What is the formula for the sequence obeying that pattern? A base-10 analog could be $\{1,2,3,4,5,6,7,8,9, 10,20,30,.., … 10^kn,10^k(n+1),10^k(n+2),..10^{k+1}n, 10^{k+1}(n+1),10^{k+1}(n+2), . . .\}$, where k is an integer starting with 0 stepping by 1.

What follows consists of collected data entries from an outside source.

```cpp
template <int BM, int BN, int WMW, int WNW, int RS, int KS, int NBX = 0>
static int rows16_launch_cfg(ConvArgs &a, hipStream_t st)
{
    constexpr int NW = WMW * WNW, NT = 64 * NW;
    constexpr int DW = (NW == 8 && KS == 3) ? 4 : NW;
    constexpr int HALO = (KS == 3) ? 1 : 0;
    if (a.mpad % BM) return MI355_EINVAL;
    a.mtiles = a.mpad / BM;
    if (a.ntiles_n < (a.total_n + BN - 1) / BN) a.ntiles_n = (a.total_n + BN - 1) / BN;
    a.tile_q = a.total_n / a.ntiles_n; a.tile_r = a.total_n % a.ntiles_n;
    {
        const int hw = a.H * a.W;
        auto grow = [&](long n) { const long b = n / hw, r = n - b * hw; return (int)(b * (a.H + 1) + r / a.W + 1); };
        int span = 0;
        for (int t = 0; t < a.ntiles_n; ++t) {
            const long n0 = (long)t * a.tile_q + (t < a.tile_r ? t : a.tile_r), n1 = n0 + a.tile_q + (t < a.tile_r ? 1 : 0) - 1;
            if (n1 < n0) continue;
            const int sp = grow(n1) - grow(n0) + 1;
            if (sp > span) span = sp;
        }
        a.rows_cap = span + 2 * HALO;
    }
    const int ndma = a.rows_cap * (RS / 16);
    if ((ndma + DW - 1) / DW > rows16_nb_slots(BN, RS, DW, KS) + NBX) return MI355_EINVAL;
    if ((size_t)a.in_cells * (size_t)a.in_cs >= ((size_t)1 << 32)) return MI355_EINVAL;
    a.rowb = RS * 64 + 16 * (a.W & 15);
    a.fd_hw = fastdiv_make((uint32_t)(a.H * a.W)); a.fd_w = fastdiv_make((uint32_t)a.W);
    a.fd_ntn = fastdiv_make((uint32_t)a.ntiles_n); a.fd_nch = fastdiv_make((uint32_t)a.nchunks);
    size_t lds = (size_t)ra16_stages<KS, BN>() * BM * 64 + (size_t)rb16_stages<KS, BN>() * a.rows_cap * a.rowb + (size_t)a.rows_cap * RS * 4;
    const size_t lds_epi = (size_t)BN * (BM + 4) + (size_t)BN * 4;
    if (lds_epi > lds) lds = lds_epi;
    lds = (lds + 15) & ~(size_t)15;
    a.lds_param_off = (int)lds;
    lds += (size_t)BM * 32 + (a.yolo_out ? 1024 : 0);
    if (lds > 160 * 1024) return MI355_EINVAL;
    auto kern = conv_rows16_i8_kernel<BM, BN, WMW, WNW, RS, KS, NBX>;
// ... 52 lines not shown
```

Measured before the change: 277,600.

## Store conv epilogue outputs directly from registers via permlane swaps, skipping LDS tile

For the 128x128 tile configs of both the 32-row and 16-row conv kernels, the epilogue now rearranges the packed output bytes across lanes with permlane16/32 swaps. Each lane then writes 16-byte vectors straight to global memory instead of staging the tile in LDS. This removes the LDS write, two block barriers and the cooperative readback loop when the fast path applies (no upsample, aligned output, full channel tile). The trade is less coalesced per-lane global stores and added shuffle instructions. An asm barrier on tid is added to keep lane-index math in VGPRs.

```diff
diff --git a/yolo_quantization_amd/csrc/conv_rows.hip b/yolo_quantization_amd/csrc/conv_rows.hip
--- a/yolo_quantization_amd/csrc/conv_rows.hip
+++ b/yolo_quantization_amd/csrc/conv_rows.hip
@@ -89,6 +89,11 @@
     constexpr int NBS = rows_nb_slots(BN, RS, DW, KS);
     constexpr int SPS = (NBS + 3) / 4;
     static_assert(TM % 32 == 0 && TN % 32 == 0, "wave tile must be a multiple of the 32x32 MFMA tile");
+#ifdef MI355_ROWS_LDS_TILE
+    constexpr bool REGST = false;
+#else
+    constexpr bool REGST = KS == 3 && BM == 128 && BN == 128;
+#endif
 
     extern __shared__ __attribute__((aligned(16))) char smem[];
     char *ldsA = smem;
@@ -465,6 +470,12 @@
         return;
     }
     __syncthreads();
+    int tid_e = tid;
+    asm volatile("" : "+v"(tid_e));
+    const int kh_e = (tid_e >> 5) & 1, lj_e = tid_e & 31;
+    bool nvalid_e[NS];
+#pragma unroll
+    for (int ns = 0; ns < NS; ++ns) nvalid_e[ns] = n0 + (ns * WNW + wn) * 32 + lj_e < n_end;
     int sx[NS];
 #pragma unroll
     for (int ns = 0; ns < NS; ++ns) {
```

What if the sequence doesn't increase or decrease locally over the entire domain, such as with a subsequence of {4,5,3} or a rule using sign-flipping or periodicity (e.g. $(-k)^n$ for subsequences with both even and odd or non-integer or $(-k)^{n+1}$ for sequence otherwise without) and it could feature duplicate values; is there a way to apply a rule admitting only the first (or for that matter, only the second, third, or or any rank of choice, preculuding more and more) instances of a value? E.g.: $b_n$={4,5,3, 3,5,1,-3,1} with a rule of |2n|-5 of $n_i$ and simply eliminating duplicate value then continuing to $n_{i+1}$ (instead of continuing to iterate until a valid value arises from operating on $n_i$. The possibility exists also to include omitted(duplicate/sub-duplicate) in the input sequence of (could call it) $n_j$. What is the mathematical or programming way to formulate this? What if you want to take a discrete sequence with rules such as these and regress it to a smooth curve, is that possible?
Best Answer
There are several ways how to achieve what you ask. It depends on what you want from such representation.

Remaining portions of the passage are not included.